template <bool ABSORBED>
__device__ __forceinline__ void c6_pass3(CV<32> &d, const double2 r)
{
    if constexpr (ABSORBED)
    {
        c6_afft16x2(d, r);
        const CV<32> o = d;
#pragma unroll
        for (int k3 = 0; k3 < 16; k3++)
        {
            d.r[2 * k3] = o.r[c6_brev(k3, 4)]; d.i[2 * k3] = o.i[c6_brev(k3, 4)];
            d.r[2 * k3 + 1] = o.r[16 + c6_brev(k3, 4)]; d.i[2 * k3 + 1] = o.i[16 + c6_brev(k3, 4)];
        }
    }
    else
    {
        CV<16> in, o0, o1;
#pragma unroll
        for (int j = 0; j < 16; j++) { in.r[j] = d.r[j]; in.i[j] = d.i[j]; }
        regfft<16>(in, o0);
        C6_FENCE;
#pragma unroll
        for (int j = 0; j < 16; j++) { in.r[j] = d.r[16 + j]; in.i[j] = d.i[16 + j]; }
        regfft<16>(in, o1);
#pragma unroll
        for (int k3 = 0; k3 < 16; k3++) { d.r[2 * k3] = o0.r[k3]; d.i[2 * k3] = o0.i[k3]; d.r[2 * k3 + 1] = o1.r[k3]; d.i[2 * k3 + 1] = o1.i[k3]; }
    }
}

template <int AB = C6_ABSORB>
__device__ __forceinline__ void wg_fft14_e32(CV<32> &d, double *xch, const double2 *__restrict__ tw, int t)
{
#pragma clang fp contract(fast)
    const int k1u = t >> 4, n3 = t & 15, odd = k1u & 1;
    const double2 st1 = tw[AB ? 16 * k1u : t], st2 = tw[AB == 2 ? t : 32 * n3];
    double2 st3 = st2;
    if constexpr (AB == 1) st3 = tw[k1u * n3];
    const int e1w0 = t, e1w1 = (t + 16) & 511;
    const int e1r = k1u * 512 + odd * 16 + n3;
    const int e1rw = e1r + 496 - 512 * odd;
    const int e2w = k1u + n3 * 513;
    const int e2r = t;
    auto k2of = [](int s) __attribute__((always_inline)) { return AB ? c6_brev(s, 5) : c6_k(s); };

    c6_fft32(d);
    if constexpr (AB == 0) c6_twiddle32(d, st1);
    C6_FENCE;
    jd_lds_barrier();
#pragma unroll
    for (int s = 0; s < 32; s++) xch[c6_k(s) * 512 + ((c6_k(s) & 1) ? e1w1 : e1w0)] = d.r[s];
    jd_lds_barrier();
#pragma unroll
    for (int m = 0; m < 32; m++) d.r[m] = xch[(m < 31 ? e1r + 16 * m : e1rw)];
    jd_lds_barrier();
#pragma unroll
    for (int s = 0; s < 32; s++) xch[c6_k(s) * 512 + ((c6_k(s) & 1) ? e1w1 : e1w0)] = d.i[s];
    jd_lds_barrier();
#pragma unroll
    for (int m = 0; m < 32; m++) d.i[m] = xch[(m < 31 ? e1r + 16 * m : e1rw)];
    C6_FENCE;
    if constexpr (AB == 0)
    {
        c6_fft32(d);
        c6_twiddle32(d, st2);
    }
    else
    {
        double2 P[5];
        c6_ratio_powers(st1, P);
        c6_afft<32, 0, 0>(d, P);
        if constexpr (AB == 1) c6_twiddle_brev<32, 0>(d, st3, st2);
    }
    C6_FENCE;
    jd_lds_barrier();
#pragma unroll
    for (int s = 0; s < 32; s++) xch[e2w + (k2of(s) & 15) * 32 + (k2of(s) >> 4) * 8208] = d.r[s];
    jd_lds_barrier();
#pragma unroll
    for (int m = 0; m < 32; m++) d.r[m] = xch[e2r + (m & 15) * 513 + (m >> 4) * 8208];
    jd_lds_barrier();
#pragma unroll
    for (int s = 0; s < 32; s++) xch[e2w + (k2of(s) & 15) * 32 + (k2of(s) >> 4) * 8208] = d.i[s];
    jd_lds_barrier();
#pragma unroll
    for (int m = 0; m < 32; m++) d.i[m] = xch[e2r + (m & 15) * 513 + (m >> 4) * 8208];
    C6_FENCE;
    c6_pass3<AB == 2>(d, st2);
}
========================================
* _What you have to do_:
Could you return, word for word, only the lines running from the first line of the material above to the line that contains "const int e1w0", inclusive?

* _Response to this exercise_:
template <bool ABSORBED>
__device__ __forceinline__ void c6_pass3(CV<32> &d, const double2 r)
{
    if constexpr (ABSORBED)
    {
        c6_afft16x2(d, r);
        const CV<32> o = d;
#pragma unroll
        for (int k3 = 0; k3 < 16; k3++)
        {
            d.r[2 * k3] = o.r[c6_brev(k3, 4)]; d.i[2 * k3] = o.i[c6_brev(k3, 4)];
            d.r[2 * k3 + 1] = o.r[16 + c6_brev(k3, 4)]; d.i[2 * k3 + 1] = o.i[16 + c6_brev(k3, 4)];
        }
    }
    else
    {
        CV<16> in, o0, o1;
#pragma unroll
        for (int j = 0; j < 16; j++) { in.r[j] = d.r[j]; in.i[j] = d.i[j]; }
        regfft<16>(in, o0);
        C6_FENCE;
#pragma unroll
        for (int j = 0; j < 16; j++) { in.r[j] = d.r[16 + j]; in.i[j] = d.i[16 + j]; }
        regfft<16>(in, o1);
#pragma unroll
        for (int k3 = 0; k3 < 16; k3++) { d.r[2 * k3] = o0.r[k3]; d.i[2 * k3] = o0.i[k3]; d.r[2 * k3 + 1] = o1.r[k3]; d.i[2 * k3 + 1] = o1.i[k3]; }
    }
}

template <int AB = C6_ABSORB>
__device__ __forceinline__ void wg_fft14_e32(CV<32> &d, double *xch, const double2 *__restrict__ tw, int t)
{
#pragma clang fp contract(fast)
    const int k1u = t >> 4, n3 = t & 15, odd = k1u & 1;
    const double2 st1 = tw[AB ? 16 * k1u : t], st2 = tw[AB == 2 ? t : 32 * n3];
    double2 st3 = st2;
    if constexpr (AB == 1) st3 = tw[k1u * n3];
    const int e1w0 = t, e1w1 = (t + 16) & 511;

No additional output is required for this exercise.